Several US pension funds are preparing to significantly increase their allocations to private credit in the 2025 fiscal year, highlighting a growing interest in the sector among institutional investors, according to a report by Banking Exchange.
During a board meeting on 21 August, the Employees Retirement System of Texas announced plans to allocate between $1nm and $1.8bn to private capital markets in the upcoming financial year. The $39.1bn pension fund will focus on asset-backed, direct lending, and distressed debt strategies. This investment will be split between an additional commitment to an existing fund and a new fund that mirrors the strategy of another within their private credit portfolio.
Similarly, the Teachers Retirement System of Louisiana has approved up to $1.2bn in increased allocations to private credit for 2025. The $27bn pension fund plans to invest between $600m and $800m in distressed and subordinated debt, and an additional $200m to $400m in direct lending.
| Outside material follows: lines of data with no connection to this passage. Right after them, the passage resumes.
### computational_ray_tracer_amd/csrc/rt_internal.h

```cpp
#pragma once
#include <hip/hip_runtime.h>
#include <stdint.h>

#include <vector>

namespace rtmi {

static const int kSpecN = 471;
static const int kF1Max = 128;

struct DevSpectra {
    float X[kSpecN], Y[kSpecN], Z[kSpecN], D65[kSpecN];
    float f1_lambda[kF1Max], f1_value[kF1Max];
    int f1_n;
    float bk7_lambda[kF1Max], bk7_value[kF1Max];
    int bk7_n;
    float SR[kSpecN], SG[kSpecN], SB[kSpecN];
    float4 SPK[kSpecN];
};

struct DevCamera {
    float r2c[16], c2w[16];
    float lens_radius, focal_distance;
    int type;
// ... 192 lines not shown

static const int kShards = 8;
static const int kQStride = 64;
enum { kQLen = 0, kQTraceTicket = 1 * kShards * kQStride, kQShadeTicket = 2 * kShards * kQStride,
       kQShadowLen = 3 * kShards * kQStride, kQShadowTicket = 4 * kShards * kQStride,
       kQNeeFallback = 5 * kShards * kQStride,
       kQBinLen = 6 * kShards * kQStride, kQBinTicket = 8 * kShards * kQStride,
       kQTraceFallback = 10 * kShards * kQStride,
       kQRegion = 11 * kShards * kQStride };
static const int kMatClasses = 2;
inline __host__ __device__ int shard_stride(int n, int ns) {
    int s = (n + ns - 1) / ns;
    return (s + 63) & ~63;
}
struct QueueView {
    const int* len;
    int S;
    int n;
    int ns;
};
static const int kBlockThreads = 256;
static const int kClusterTris = 2;

struct TraceIO {
    const float4* rayO; const float4* rayD;
    QueueView q;
    int set;
    float4* hitB;
    int* hitPrim;
    int* ticket = nullptr;
    int rsh = 0;
    const int* perm = nullptr;
    float4* so = nullptr;
    int* fb_pos = nullptr;
    int* fb_len = nullptr;
    int* zero = nullptr;
    float4* hq_d = nullptr;
    int* hq_len = nullptr;
};

struct BinIO {
    QueueView q;
    const int* hitPrim;
    int* idx[kMatClasses];
    int* len;
    const float4* rayO = nullptr;
    RecView rec{};
};
hipError_t launch_bin_materials(hipStream_t st, int grid, const DevScene& sc, const BinIO& io);
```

As part of these efforts, the fund’s private markets manager recommended specific investments, including $160m in ICG Europe Fund IX by Intermediate Capital Group, $100m in the Summit Partners Growth Equity Fund, and $100m in the THL Equity Fund X managed by Thomas H Lee Partners. Earlier this year, the fund had already committed $225m to private credit, with $100m allocated to Comvest Credit Partners VII and $125 million to Castlelake Asset-Based Private Credit.
Additionally, the Fire and Police Pension Association of Colorado has revealed $30m in private equity commitments, including $25m to the Peak Rock Capital Fund IV and $5m to the Transom Mahogany Co-Invest.